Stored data
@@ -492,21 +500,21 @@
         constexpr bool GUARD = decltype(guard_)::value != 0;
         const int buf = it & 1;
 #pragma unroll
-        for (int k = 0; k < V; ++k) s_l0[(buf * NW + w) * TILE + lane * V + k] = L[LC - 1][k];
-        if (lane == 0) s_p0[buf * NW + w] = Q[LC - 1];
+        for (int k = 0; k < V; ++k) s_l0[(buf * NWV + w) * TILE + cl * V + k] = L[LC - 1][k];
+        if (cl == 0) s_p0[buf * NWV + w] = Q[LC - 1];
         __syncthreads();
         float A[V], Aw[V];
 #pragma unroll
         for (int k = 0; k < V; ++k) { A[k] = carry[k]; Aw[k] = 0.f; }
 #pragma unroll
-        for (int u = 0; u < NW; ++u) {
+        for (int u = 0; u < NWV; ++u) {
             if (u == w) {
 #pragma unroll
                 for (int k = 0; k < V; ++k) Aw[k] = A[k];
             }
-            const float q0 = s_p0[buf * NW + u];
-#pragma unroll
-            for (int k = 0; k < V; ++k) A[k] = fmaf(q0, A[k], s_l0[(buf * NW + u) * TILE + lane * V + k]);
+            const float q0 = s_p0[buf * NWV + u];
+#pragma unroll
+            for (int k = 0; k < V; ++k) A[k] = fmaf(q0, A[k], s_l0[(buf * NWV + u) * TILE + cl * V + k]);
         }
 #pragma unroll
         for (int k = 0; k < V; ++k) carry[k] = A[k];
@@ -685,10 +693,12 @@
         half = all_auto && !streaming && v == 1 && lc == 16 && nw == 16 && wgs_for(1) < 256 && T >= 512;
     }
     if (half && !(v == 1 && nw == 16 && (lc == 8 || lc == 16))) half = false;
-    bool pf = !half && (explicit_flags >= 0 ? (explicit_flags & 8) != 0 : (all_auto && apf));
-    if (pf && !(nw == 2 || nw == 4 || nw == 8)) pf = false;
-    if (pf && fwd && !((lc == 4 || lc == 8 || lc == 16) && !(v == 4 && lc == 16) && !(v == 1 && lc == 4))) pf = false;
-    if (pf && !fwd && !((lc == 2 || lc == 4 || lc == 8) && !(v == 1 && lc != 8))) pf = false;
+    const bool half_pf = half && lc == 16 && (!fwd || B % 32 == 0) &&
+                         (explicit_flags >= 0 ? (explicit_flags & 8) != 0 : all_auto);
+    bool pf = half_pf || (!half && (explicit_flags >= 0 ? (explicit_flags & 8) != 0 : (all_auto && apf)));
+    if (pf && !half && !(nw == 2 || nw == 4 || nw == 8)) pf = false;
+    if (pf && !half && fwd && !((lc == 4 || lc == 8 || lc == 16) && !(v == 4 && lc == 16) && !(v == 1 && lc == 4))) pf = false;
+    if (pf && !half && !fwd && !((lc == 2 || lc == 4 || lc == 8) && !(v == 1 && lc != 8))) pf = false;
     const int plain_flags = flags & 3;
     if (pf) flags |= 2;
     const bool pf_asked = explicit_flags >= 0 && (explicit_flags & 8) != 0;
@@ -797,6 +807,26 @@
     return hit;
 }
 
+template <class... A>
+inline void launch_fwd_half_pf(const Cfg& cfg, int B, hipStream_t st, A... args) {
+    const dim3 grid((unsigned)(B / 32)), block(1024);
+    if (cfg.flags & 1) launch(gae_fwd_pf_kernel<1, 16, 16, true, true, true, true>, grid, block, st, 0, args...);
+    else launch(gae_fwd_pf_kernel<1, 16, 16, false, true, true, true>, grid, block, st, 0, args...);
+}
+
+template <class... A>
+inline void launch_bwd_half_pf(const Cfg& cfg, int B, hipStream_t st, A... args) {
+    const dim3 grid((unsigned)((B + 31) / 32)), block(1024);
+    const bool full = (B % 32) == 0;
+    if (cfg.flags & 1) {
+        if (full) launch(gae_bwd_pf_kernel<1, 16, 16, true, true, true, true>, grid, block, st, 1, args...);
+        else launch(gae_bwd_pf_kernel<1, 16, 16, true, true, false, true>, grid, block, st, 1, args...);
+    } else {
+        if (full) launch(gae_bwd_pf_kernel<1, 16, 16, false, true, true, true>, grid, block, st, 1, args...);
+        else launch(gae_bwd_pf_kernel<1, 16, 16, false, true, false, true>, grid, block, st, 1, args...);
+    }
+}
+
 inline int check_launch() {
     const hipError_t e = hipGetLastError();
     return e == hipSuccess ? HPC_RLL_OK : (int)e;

...

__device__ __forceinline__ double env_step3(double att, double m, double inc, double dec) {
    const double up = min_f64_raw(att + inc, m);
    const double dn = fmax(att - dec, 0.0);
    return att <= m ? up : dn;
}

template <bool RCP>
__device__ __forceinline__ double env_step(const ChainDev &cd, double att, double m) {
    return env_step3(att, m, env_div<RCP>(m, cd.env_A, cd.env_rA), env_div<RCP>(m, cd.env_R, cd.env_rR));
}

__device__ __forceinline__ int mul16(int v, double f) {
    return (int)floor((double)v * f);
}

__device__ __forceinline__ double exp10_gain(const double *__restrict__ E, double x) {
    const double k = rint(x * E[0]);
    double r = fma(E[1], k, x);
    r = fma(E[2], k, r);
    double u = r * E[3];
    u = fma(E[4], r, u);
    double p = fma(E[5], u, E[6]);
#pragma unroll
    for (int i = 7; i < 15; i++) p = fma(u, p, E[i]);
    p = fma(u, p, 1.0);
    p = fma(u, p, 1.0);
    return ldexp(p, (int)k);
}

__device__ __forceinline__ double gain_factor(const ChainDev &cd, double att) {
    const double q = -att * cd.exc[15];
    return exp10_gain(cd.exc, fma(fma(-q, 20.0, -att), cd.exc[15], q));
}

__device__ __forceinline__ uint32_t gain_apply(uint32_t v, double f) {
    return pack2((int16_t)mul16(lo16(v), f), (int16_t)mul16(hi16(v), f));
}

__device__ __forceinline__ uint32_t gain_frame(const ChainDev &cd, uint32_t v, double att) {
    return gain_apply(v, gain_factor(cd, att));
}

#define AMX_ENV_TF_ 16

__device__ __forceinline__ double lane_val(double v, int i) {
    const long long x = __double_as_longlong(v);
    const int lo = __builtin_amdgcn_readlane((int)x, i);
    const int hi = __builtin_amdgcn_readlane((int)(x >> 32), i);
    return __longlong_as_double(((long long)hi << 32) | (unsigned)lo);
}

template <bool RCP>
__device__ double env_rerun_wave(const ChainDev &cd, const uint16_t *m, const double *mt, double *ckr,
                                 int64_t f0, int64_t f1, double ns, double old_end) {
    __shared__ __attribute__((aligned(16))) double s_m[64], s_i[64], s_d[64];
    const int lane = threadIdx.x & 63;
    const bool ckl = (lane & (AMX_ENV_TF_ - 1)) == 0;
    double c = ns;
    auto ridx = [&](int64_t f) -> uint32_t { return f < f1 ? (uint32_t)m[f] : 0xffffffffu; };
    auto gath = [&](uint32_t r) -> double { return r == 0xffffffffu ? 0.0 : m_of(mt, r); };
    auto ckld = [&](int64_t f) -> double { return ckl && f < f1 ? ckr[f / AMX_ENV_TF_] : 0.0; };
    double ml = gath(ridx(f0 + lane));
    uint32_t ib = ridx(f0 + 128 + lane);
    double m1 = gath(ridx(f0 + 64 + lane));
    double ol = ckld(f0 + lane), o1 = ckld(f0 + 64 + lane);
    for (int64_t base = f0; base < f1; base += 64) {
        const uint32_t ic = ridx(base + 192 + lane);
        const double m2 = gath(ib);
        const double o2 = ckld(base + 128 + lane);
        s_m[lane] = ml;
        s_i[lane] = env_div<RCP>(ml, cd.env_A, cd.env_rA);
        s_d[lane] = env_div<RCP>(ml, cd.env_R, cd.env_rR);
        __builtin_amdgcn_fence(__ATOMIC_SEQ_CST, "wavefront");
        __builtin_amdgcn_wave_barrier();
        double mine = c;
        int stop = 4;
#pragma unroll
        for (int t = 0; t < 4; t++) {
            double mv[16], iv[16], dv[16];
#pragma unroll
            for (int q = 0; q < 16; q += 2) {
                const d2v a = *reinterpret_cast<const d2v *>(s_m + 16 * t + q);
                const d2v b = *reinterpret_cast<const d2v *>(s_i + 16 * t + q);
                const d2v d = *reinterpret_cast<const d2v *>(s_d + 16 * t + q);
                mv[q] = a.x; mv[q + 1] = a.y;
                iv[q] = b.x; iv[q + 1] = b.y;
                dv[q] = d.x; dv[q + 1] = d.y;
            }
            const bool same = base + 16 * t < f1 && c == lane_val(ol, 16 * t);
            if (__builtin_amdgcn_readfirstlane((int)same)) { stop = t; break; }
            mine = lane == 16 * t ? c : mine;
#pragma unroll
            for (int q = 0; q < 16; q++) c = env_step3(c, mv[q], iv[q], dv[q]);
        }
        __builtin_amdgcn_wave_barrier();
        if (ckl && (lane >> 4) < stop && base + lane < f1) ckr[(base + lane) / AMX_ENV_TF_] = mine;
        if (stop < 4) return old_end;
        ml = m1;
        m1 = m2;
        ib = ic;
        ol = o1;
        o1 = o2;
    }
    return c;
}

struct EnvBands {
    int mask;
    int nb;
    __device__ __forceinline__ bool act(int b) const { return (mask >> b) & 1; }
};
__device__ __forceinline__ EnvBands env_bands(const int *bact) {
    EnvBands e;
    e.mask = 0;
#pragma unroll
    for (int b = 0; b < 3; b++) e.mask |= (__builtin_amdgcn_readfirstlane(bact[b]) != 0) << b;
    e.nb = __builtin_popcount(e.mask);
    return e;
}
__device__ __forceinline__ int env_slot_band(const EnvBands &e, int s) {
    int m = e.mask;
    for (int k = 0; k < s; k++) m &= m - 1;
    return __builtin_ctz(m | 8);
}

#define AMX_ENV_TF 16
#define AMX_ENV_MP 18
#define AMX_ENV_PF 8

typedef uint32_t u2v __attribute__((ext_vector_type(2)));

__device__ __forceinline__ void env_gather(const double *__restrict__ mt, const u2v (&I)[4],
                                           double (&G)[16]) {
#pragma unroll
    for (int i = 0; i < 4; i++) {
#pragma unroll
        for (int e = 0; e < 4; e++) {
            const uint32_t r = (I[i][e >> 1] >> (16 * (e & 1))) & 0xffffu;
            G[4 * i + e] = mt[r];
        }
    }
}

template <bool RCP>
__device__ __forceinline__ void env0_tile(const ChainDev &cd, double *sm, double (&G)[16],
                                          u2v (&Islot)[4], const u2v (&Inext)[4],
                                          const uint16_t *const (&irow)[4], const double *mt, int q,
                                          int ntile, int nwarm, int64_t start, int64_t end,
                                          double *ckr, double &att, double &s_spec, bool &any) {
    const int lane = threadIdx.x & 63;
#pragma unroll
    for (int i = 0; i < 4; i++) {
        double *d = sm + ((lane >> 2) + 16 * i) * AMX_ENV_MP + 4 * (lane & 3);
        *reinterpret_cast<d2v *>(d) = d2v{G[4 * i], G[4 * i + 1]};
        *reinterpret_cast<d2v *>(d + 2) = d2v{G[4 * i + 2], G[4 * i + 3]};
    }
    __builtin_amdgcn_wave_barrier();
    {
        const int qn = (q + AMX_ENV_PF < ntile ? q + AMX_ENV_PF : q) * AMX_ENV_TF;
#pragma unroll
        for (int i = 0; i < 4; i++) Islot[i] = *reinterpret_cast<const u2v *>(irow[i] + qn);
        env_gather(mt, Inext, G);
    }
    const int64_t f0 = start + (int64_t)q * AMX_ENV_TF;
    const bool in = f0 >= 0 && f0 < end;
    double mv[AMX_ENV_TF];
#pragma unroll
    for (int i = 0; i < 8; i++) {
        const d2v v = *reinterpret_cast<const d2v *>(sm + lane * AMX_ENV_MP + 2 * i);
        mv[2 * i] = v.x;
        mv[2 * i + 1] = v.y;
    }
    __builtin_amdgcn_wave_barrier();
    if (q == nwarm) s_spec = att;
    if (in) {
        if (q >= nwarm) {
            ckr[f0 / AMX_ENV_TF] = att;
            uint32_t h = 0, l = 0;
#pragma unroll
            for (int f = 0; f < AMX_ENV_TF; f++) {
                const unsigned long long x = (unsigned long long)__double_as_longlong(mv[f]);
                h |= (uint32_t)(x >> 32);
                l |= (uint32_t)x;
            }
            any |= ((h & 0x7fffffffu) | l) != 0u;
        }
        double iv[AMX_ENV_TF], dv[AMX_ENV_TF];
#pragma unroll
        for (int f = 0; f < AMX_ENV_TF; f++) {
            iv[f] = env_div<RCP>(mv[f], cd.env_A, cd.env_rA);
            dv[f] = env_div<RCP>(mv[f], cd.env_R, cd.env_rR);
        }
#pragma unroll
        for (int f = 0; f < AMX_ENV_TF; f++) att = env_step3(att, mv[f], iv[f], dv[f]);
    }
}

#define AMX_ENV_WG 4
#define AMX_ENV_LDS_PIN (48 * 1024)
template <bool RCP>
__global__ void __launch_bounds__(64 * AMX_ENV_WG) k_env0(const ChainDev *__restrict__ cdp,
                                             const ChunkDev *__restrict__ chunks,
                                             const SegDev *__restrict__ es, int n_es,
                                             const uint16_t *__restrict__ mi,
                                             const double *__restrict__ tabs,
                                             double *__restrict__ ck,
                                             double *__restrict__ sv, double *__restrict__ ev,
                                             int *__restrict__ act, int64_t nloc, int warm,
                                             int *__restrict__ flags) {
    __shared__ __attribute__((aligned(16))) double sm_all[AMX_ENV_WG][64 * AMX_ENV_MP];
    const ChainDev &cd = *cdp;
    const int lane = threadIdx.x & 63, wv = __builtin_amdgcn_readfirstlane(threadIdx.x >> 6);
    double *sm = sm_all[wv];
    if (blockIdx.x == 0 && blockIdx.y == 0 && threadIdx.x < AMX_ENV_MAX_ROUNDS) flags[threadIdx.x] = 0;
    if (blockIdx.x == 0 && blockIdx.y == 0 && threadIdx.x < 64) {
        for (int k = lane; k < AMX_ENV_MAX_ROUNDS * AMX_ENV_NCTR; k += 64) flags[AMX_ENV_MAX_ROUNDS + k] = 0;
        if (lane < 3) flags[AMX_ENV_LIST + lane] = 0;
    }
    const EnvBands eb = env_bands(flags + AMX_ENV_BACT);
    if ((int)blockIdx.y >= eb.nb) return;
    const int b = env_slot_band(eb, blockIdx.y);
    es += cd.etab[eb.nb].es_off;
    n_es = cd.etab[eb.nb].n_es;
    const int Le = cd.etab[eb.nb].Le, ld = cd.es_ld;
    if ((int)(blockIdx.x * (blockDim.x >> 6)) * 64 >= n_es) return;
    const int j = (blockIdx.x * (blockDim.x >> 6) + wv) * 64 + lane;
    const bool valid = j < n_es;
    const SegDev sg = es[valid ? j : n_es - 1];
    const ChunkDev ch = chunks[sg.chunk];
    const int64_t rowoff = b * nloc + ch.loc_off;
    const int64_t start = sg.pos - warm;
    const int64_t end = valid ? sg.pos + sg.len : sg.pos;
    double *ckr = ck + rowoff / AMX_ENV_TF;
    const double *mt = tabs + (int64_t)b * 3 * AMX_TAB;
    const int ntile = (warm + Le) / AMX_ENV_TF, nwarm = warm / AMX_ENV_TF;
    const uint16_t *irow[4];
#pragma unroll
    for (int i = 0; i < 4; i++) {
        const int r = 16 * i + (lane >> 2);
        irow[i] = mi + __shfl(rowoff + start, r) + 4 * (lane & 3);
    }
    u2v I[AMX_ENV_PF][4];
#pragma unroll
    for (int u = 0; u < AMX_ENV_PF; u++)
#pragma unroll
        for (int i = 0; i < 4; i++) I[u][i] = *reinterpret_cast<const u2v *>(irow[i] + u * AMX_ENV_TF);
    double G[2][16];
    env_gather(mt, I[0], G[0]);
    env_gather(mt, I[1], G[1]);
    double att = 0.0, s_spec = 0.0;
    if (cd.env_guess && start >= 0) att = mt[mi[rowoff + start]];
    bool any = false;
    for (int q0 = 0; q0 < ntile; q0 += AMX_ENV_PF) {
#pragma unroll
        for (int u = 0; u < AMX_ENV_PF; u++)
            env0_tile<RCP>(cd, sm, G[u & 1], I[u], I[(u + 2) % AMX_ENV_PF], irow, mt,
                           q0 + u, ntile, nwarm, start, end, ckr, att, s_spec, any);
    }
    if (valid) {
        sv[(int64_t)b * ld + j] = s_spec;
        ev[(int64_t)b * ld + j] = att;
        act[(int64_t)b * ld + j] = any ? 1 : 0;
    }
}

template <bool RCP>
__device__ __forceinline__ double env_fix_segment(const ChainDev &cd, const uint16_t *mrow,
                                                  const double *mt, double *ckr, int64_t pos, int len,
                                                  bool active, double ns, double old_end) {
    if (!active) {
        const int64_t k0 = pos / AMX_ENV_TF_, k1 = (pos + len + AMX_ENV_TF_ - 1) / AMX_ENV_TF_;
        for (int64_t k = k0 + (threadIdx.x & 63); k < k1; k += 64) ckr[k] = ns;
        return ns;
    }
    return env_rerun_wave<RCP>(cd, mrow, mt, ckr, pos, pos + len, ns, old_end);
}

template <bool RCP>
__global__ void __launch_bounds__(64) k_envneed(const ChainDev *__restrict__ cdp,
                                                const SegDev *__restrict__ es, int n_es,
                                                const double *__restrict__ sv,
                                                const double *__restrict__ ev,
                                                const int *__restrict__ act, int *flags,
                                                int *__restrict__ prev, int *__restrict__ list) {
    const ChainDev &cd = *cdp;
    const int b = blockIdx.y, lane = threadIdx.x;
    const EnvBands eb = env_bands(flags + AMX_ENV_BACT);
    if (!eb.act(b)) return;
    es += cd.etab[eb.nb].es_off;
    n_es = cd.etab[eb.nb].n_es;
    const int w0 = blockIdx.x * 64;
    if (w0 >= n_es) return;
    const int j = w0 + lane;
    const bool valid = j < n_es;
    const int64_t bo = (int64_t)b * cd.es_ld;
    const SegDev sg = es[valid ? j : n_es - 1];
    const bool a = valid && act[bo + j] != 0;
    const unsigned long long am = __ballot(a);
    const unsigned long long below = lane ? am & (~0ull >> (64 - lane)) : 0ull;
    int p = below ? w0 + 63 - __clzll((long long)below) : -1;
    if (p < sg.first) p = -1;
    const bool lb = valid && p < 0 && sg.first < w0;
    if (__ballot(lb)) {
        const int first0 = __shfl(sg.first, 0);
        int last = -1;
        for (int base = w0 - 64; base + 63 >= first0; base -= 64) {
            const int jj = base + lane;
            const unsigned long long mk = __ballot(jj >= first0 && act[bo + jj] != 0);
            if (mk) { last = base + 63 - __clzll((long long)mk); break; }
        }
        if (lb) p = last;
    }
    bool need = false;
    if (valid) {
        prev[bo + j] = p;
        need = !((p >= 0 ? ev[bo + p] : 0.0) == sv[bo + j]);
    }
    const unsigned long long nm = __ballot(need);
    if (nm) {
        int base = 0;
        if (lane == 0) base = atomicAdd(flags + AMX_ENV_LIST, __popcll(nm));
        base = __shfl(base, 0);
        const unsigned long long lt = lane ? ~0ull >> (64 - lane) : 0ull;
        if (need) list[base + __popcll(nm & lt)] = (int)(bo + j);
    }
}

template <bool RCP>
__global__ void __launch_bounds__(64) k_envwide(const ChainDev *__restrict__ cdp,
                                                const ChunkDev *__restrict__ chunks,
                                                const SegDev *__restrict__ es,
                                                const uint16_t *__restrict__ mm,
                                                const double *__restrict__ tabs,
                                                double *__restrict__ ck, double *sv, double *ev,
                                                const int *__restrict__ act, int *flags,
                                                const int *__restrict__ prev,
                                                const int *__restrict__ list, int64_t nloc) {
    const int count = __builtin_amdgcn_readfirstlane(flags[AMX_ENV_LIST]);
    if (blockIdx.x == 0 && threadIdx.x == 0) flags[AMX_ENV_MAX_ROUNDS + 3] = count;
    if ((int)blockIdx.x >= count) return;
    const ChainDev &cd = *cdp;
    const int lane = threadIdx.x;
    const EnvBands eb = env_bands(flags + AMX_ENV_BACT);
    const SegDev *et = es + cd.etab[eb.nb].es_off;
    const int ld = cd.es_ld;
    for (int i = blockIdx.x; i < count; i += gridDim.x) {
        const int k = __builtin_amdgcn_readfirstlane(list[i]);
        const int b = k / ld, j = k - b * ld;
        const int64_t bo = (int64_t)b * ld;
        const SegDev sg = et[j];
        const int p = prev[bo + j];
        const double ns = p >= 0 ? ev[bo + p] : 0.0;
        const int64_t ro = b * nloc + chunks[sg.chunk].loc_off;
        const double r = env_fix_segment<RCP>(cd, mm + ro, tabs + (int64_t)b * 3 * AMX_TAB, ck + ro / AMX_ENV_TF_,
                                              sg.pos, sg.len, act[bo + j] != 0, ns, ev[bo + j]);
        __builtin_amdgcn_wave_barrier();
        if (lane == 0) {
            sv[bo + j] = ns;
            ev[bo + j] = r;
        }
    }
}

_BRIEF:_ Your answer should consist of each line of the data above in which the word "ckld" occurs.

_COMPLETED EXERCISE:_
    auto ckld = [&](int64_t f) -> double { return ckl && f < f1 ? ckr[f / AMX_ENV_TF_] : 0.0; };
    double ol = ckld(f0 + lane), o1 = ckld(f0 + 64 + lane);
        const double o2 = ckld(base + 128 + lane);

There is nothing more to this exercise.